In June, we sadly put a halt on Brian Voss’s design work for converting the barge into a home, left Skylar in his grandparents’ care, and headed for the Netherlands to deal with a mountain of paperwork and to hunt for a house. Two things of tremendous significance happened while we were there. The first is that the dot-com bubble burst and its effects were immediate. Investors in the new testing business pulled out overnight and the whole enterprise collapsed. The second is that the driver’s window sill in the Audi A6 they had given me to drive was higher than the sill of my car back home, just high enough so that when I rested my elbow on the open window’s sill I was forcing my left long-head biceps tendon up into a knife-like bone spur on my clavicle I didn’t know existed, severing the tendon completely and grinding my rotator cuff into hamburger. By the time we flew home my left arm was in searing pain and paralyzed. I had surgery immediately but the damage was extensive and I lost use of the arm for nearly a year.

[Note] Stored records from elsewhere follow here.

# rust-bio/rust-bio

Measured on NVIDIA H100. Metric: GCUPS, higher is better.
Workload: dtype int32

## Files before the change

### rust_bio_b200/csrc/b2a_kernels.cuh

```cuda
#pragma once
#include <cuda_runtime.h>

#include "b2a_common.cuh"

namespace b2a {

struct PackParams {
  const Block* blocks;
  const uint32_t* order;
  const uint8_t* blob;
  const uint64_t* x_off;
  const uint32_t* x_len;
  const uint64_t* y_off;
  const uint32_t* y_len;
  const uint8_t* codemap;
  uint8_t* seq;
  uint32_t* bad_symbol;
  int32_t G;
  int32_t mapped;
};

__global__ void __launch_bounds__(256) pack_kernel(const PackParams prm) {
  __shared__ uint8_t cmap[256];
  __shared__ uint64_t s_off[64];
  __shared__ uint32_t s_len[64];
  cmap[threadIdx.x] = prm.codemap[threadIdx.x];
  const Block blk = prm.blocks[blockIdx.x];
  if (threadIdx.x < 64) {
    const uint32_t pair = threadIdx.x & 31u;
    const bool isy = threadIdx.x >= 32;
    uint64_t off = 0;
    uint32_t len = 0;
    if (pair < blk.npairs) {
      const uint32_t orig = prm.order[blk.first + pair];
      off = isy ? prm.y_off[orig] : prm.x_off[orig];
      len = isy ? prm.y_len[orig] : prm.x_len[orig];
    }
    s_off[threadIdx.x] = off;
    s_len[threadIdx.x] = len;
  }
  __syncthreads();
  const int G = prm.G, P = 32 / G;
  uint32_t* out = reinterpret_cast<uint32_t*>(prm.seq + blk.seq_off);
  const uint32_t xtot = blk.xwords * 32, ytot = blk.ywords * 32;
  for (uint32_t k = threadIdx.x; k < xtot + ytot; k += blockDim.x) {
    const bool isy = k >= xtot;
    const uint32_t kk = isy ? k - xtot : k;
    const uint32_t words = isy ? blk.ywords : blk.xwords;
    const uint32_t pair = kk / words, w = kk % words;
    uint32_t val = 0;
    {
      const uint64_t off = s_off[pair + (isy ? 32u : 0u)];
      const uint32_t len = s_len[pair + (isy ? 32u : 0u)];
      const uint32_t pos0 = w * 4;
      if (pos0 < len) {
        uint32_t raw;
        const uint32_t have = len - pos0 < 4 ? len - pos0 : 4;
        if (((off & 3ull) == 0) && have == 4) {
          raw = *reinterpret_cast<const uint32_t*>(prm.blob + off + pos0);
        } else {
          raw = 0;
          for (uint32_t b = 0; b < have; ++b) raw |= (uint32_t)prm.blob[off + pos0 + b] << (8 * b);
        }
#pragma unroll
        for (int b = 0; b < 4; ++b) {
          if ((uint32_t)b < have) {
            uint32_t code = cmap[(raw >> (8 * b)) & 0xFFu];
            if (prm.mapped && code == 0xFFu) {
              *prm.bad_symbol = 1u;
              code = 0;
            }
            val |= code << (8 * b);
          }
        }
      }
    }
    const uint32_t sub = pair / P, p = pair % P;
    out[(isy ? (size_t)G * blk.xwords * P : 0) + ((size_t)sub * words + w) * P + p] = val;
  }
}

__global__ void __launch_bounds__(256) symbols_kernel(const uint8_t* __restrict__ blob, uint64_t n,
                                                      uint32_t* __restrict__ flags) {
  __shared__ uint32_t seen[256];
  seen[threadIdx.x] = 0;
  __syncthreads();
  const uint64_t stride = (uint64_t)gridDim.x * blockDim.x;
  for (uint64_t i = blockIdx.x * (uint64_t)blockDim.x + threadIdx.x; i < n; i += stride) seen[blob[i]] = 1u;
  __syncthreads();
  if (seen[threadIdx.x]) flags[threadIdx.x] = 1u;
}

__global__ void gather_ops_kernel(const uint8_t* __restrict__ scratch,
                                  const uint64_t* __restrict__ ops_src,
                                  const uint64_t* __restrict__ ops_off, uint8_t* __restrict__ dense,
                                  uint64_t n_pairs) {
  const uint64_t warp = (blockIdx.x * (uint64_t)blockDim.x + threadIdx.x) >> 5;
  const uint32_t lane = threadIdx.x & 31;
  if (warp >= n_pairs) return;
  const uint64_t lo = ops_off[warp], n = ops_off[warp + 1] - lo;
  const uint8_t* src = scratch + ops_src[warp];
  for (uint64_t k = lane; k < n; k += 32) dense[lo + k] = src[k];
}

__global__ void __launch_bounds__(1024) scan_small_kernel(const uint32_t* __restrict__ n_ops, uint64_t* __restrict__ off,
                                                          uint32_t n_pairs) {
  __shared__ uint32_t wsum[64][32];
  __shared__ uint32_t round_tot[64];
  __shared__ uint64_t round_base[65];
  const uint32_t lane = threadIdx.x & 31u, w = threadIdx.x >> 5;
  const uint32_t rounds = (n_pairs + 1023u) >> 10;
  auto warp_inc = [&](uint32_t v) {
    for (int d = 1; d < 32; d <<= 1) {
      const uint32_t t = __shfl_up_sync(0xffffffffu, v, d);
      if (lane >= (uint32_t)d) v += t;
    }
    return v;
  };
  for (uint32_t k = 0; k < rounds; ++k) {
    const uint32_t i = (k << 10) + threadIdx.x;
    const uint32_t inc = warp_inc(i < n_pairs ? n_ops[i] : 0u);
    if (lane == 31) wsum[k][w] = inc;
  }
  __syncthreads();
  for (uint32_t k = w; k < rounds; k += 32) {
    const uint32_t ws = wsum[k][lane], wi = warp_inc(ws);
    wsum[k][lane] = wi - ws;
    if (lane == 31) round_tot[k] = wi;
  }
  __syncthreads();
  if (w == 0) {
    uint64_t carry = 0;
    for (uint32_t k0 = 0; k0 < rounds; k0 += 32) {
      const uint32_t k = k0 + lane;
      const uint64_t v = k < rounds ? (uint64_t)round_tot[k] : 0ull;
      uint64_t inc = v;
      for (int d = 1; d < 32; d <<= 1) {
        const uint64_t t = __shfl_up_sync(0xffffffffu, inc, d);
        if (lane >= (uint32_t)d) inc += t;
      }
      if (k < rounds) round_base[k] = carry + inc - v;
      carry += __shfl_sync(0xffffffffu, inc, 31);
    }
    if (lane == 0) round_base[rounds] = carry;
  }
  __syncthreads();
  for (uint32_t k = 0; k < rounds; ++k) {
    const uint32_t i = (k << 10) + threadIdx.x;
    const uint32_t v = i < n_pairs ? n_ops[i] : 0u;
    const uint32_t inc = warp_inc(v);
    if (i < n_pairs) off[i] = round_base[k] + wsum[k][w] + (inc - v);
  }
  if (threadIdx.x == 0) off[n_pairs] = round_base[rounds];
}

__global__ void widen_kernel(const uint32_t* __restrict__ n_ops, uint64_t* __restrict__ out,
                             uint64_t n_pairs) {
  const uint64_t i = blockIdx.x * (uint64_t)blockDim.x + threadIdx.x;
  if (i <= n_pairs) out[i] = i < n_pairs ? n_ops[i] : 0;
}

__global__ void records_kernel(const int32_t* score, const uint32_t* xstart, const uint32_t* xend,
                               const uint32_t* ystart, const uint32_t* yend, const uint32_t* n_ops,
                               const uint32_t* clip_len, const uint8_t* scratch,
                               const uint64_t* ops_src, uint8_t* records, uint32_t stride,
                               uint64_t n_pairs) {
  const uint64_t warp = (blockIdx.x * (uint64_t)blockDim.x + threadIdx.x) >> 5;
  const uint32_t lane = threadIdx.x & 31;
  if (warp >= n_pairs) return;
  uint8_t* rec = records + warp * stride;
  uint32_t* head = reinterpret_cast<uint32_t*>(rec);
  const uint32_t n = n_ops[warp];
  if (lane == 0) {
    head[0] = (uint32_t)score[warp];
    head[1] = xstart[warp];
    head[2] = xend[warp];
    head[3] = ystart[warp];
    head[4] = yend[warp];
    head[5] = n;
  }
  if (lane < 4) head[6 + lane] = clip_len[4 * warp + lane];
  const uint8_t* src = scratch + ops_src[warp];
  for (uint32_t k = lane; k < stride - 40; k += 32) rec[40 + k] = k < n ? src[k] : 0;
}

}
```

Before: 852.7.

## Transpose pack_kernel output through a padded shared-memory tile for coalesced stores

```diff
diff --git a/rust_bio_b200/csrc/b2a_kernels.cuh b/rust_bio_b200/csrc/b2a_kernels.cuh
--- a/rust_bio_b200/csrc/b2a_kernels.cuh
+++ b/rust_bio_b200/csrc/b2a_kernels.cuh
@@ -20,10 +20,40 @@
   int32_t mapped;
 };
 
+__device__ __forceinline__ uint32_t pack_word(const PackParams& prm, const uint8_t* cmap, const uint64_t off,
+                                              const uint32_t len, const uint32_t w) {
+  uint32_t val = 0;
+  const uint32_t pos0 = w * 4;
+  if (pos0 < len) {
+    uint32_t raw;
+    const uint32_t have = len - pos0 < 4 ? len - pos0 : 4;
+    if (((off & 3ull) == 0) && have == 4) {
+      raw = *reinterpret_cast<const uint32_t*>(prm.blob + off + pos0);
+    } else {
+      raw = 0;
+      for (uint32_t b = 0; b < have; ++b) raw |= (uint32_t)prm.blob[off + pos0 + b] << (8 * b);
+    }
+#pragma unroll
+    for (int b = 0; b < 4; ++b) {
+      if ((uint32_t)b < have) {
+        uint32_t code = cmap[(raw >> (8 * b)) & 0xFFu];
+        if (prm.mapped && code == 0xFFu) {
+          *prm.bad_symbol = 1u;
+          code = 0;
+        }
+        val |= code << (8 * b);
+      }
+    }
+  }
+  return val;
+}
+
+constexpr int PACK_CW_LOG = 6, PACK_CW = 1 << PACK_CW_LOG;
 __global__ void __launch_bounds__(256) pack_kernel(const PackParams prm) {
   __shared__ uint8_t cmap[256];
   __shared__ uint64_t s_off[64];
   __shared__ uint32_t s_len[64];
+  __shared__ uint32_t tile[PACK_CW * 33];
   cmap[threadIdx.x] = prm.codemap[threadIdx.x];
   const Block blk = prm.blocks[blockIdx.x];
   if (threadIdx.x < 64) {
@@ -41,42 +71,23 @@
   }
   __syncthreads();
   const int G = prm.G, P = 32 / G;
-  uint32_t* out = reinterpret_cast<uint32_t*>(prm.seq + blk.seq_off);
-  const uint32_t xtot = blk.xwords * 32, ytot = blk.ywords * 32;
-  for (uint32_t k = threadIdx.x; k < xtot + ytot; k += blockDim.x) {
-    const bool isy = k >= xtot;
-    const uint32_t kk = isy ? k - xtot : k;
-    const uint32_t words = isy ? blk.ywords : blk.xwords;
-    const uint32_t pair = kk / words, w = kk % words;
-    uint32_t val = 0;
-    {
-      const uint64_t off = s_off[pair + (isy ? 32u : 0u)];
-      const uint32_t len = s_len[pair + (isy ? 32u : 0u)];
-      const uint32_t pos0 = w * 4;
-      if (pos0 < len) {
-        uint32_t raw;
-        const uint32_t have = len - pos0 < 4 ? len - pos0 : 4;
-        if (((off & 3ull) == 0) && have == 4) {
-          raw = *reinterpret_cast<const uint32_t*>(prm.blob + off + pos0);
-        } else {
-          raw = 0;
-          for (uint32_t b = 0; b < have; ++b) raw |= (uint32_t)prm.blob[off + pos0 + b] << (8 * b);
-        }
-#pragma unroll
-        for (int b = 0; b < 4; ++b) {
-          if ((uint32_t)b < have) {
-            uint32_t code = cmap[(raw >> (8 * b)) & 0xFFu];
-            if (prm.mapped && code == 0xFFu) {
-              *prm.bad_symbol = 1u;
-              code = 0;
-            }
-            val |= code << (8 * b);
-          }
-        }
+  const int plog = 31 - __clz(P);
+  for (int side = 0; side < 2; ++side) {
+    const uint32_t words = side ? blk.ywords : blk.xwords;
+    uint32_t* out = reinterpret_cast<uint32_t*>(prm.seq + blk.seq_off) + (side ? (size_t)G * blk.xwords * P : 0);
+    for (uint32_t w0 = 0; w0 < words; w0 += PACK_CW) {
+      const uint32_t cw = words - w0 < (uint32_t)PACK_CW ? words - w0 : (uint32_t)PACK_CW;
+      for (uint32_t k = threadIdx.x; k < 32u * PACK_CW; k += blockDim.x) {
+        const uint32_t pair = k >> PACK_CW_LOG, wl = k & (PACK_CW - 1);
+        if (wl < cw) tile[wl * 33 + pair] = pack_word(prm, cmap, s_off[32 * side + pair], s_len[32 * side + pair], w0 + wl);
       }
+      __syncthreads();
+      for (uint32_t k = threadIdx.x; k < 32u * PACK_CW; k += blockDim.x) {
+        const uint32_t p = k & (P - 1), wl = (k >> plog) & (PACK_CW - 1), sub = k >> (plog + PACK_CW_LOG);
+        if (wl < cw) out[((size_t)sub * words + w0 + wl) * P + p] = tile[wl * 33 + sub * P + p];
+      }
+      __syncthreads();
     }
-    const uint32_t sub = pair / P, p = pair % P;
-    out[(isy ? (size_t)G * blk.xwords * P : 0) + ((size_t)sub * words + w) * P + p] = val;
   }
 }
 
```

Result: faster. 876.0, median of 6 (+2.7%).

Just as I was getting my arm back in shape I doubled over with chest pain during a dinner party we were hosting on the barge. I like providing guests with entertainment, but this was a little extreme, even for me. I was in deep denial that the problem was anything but extreme heartburn, so rather than calling 911, I had Windy drive me to a hospital I trusted north of the city, about a half hour away. Oops. Turned out I was having a heart attack at the tender age of forty-nine. All I could think of was that I had a young wife, a toddler son, and Windy was pregnant with our second child. This was no time to die! Luckily, angioplasty and a stent put me right. Follow-up studies revealed I did not have coronary heart disease, but that I had damaged a coronary artery in a terrible car crash eleven years earlier, a crash in which I had broken my hip, ankle, several ribs, and suffered a severe concussion. The soft tissue damage remained hidden until my heart attack.
The responsibilities of parenthood, my long period of ill health, the paper loss of a great deal of wealth from the dot-com bust, a mountain of medical bills, a very expensive lifestyle, and the increasing challenge of knowing where Skylar and our new son Luke were every second of every day, because one lapse could mean they were in the water and lost, gave us pause to reassess our priorities. Finally, in 2004, we parted ways with Neeltje and the barge for a more traditional life on land, better suited to our children and family. It was the right choice, but I miss that great hunk of steel with sails. I never traveled the length of the Intracoastal Waterway. I never sailed up the Hudson and through the connected canals and lakes all the way to Montreal. I would have liked to have done so, but my family is everything and a boat is insignificant in comparison. Who knows. Skylar just graduated high school and Luke isn’t far behind. Maybe one day.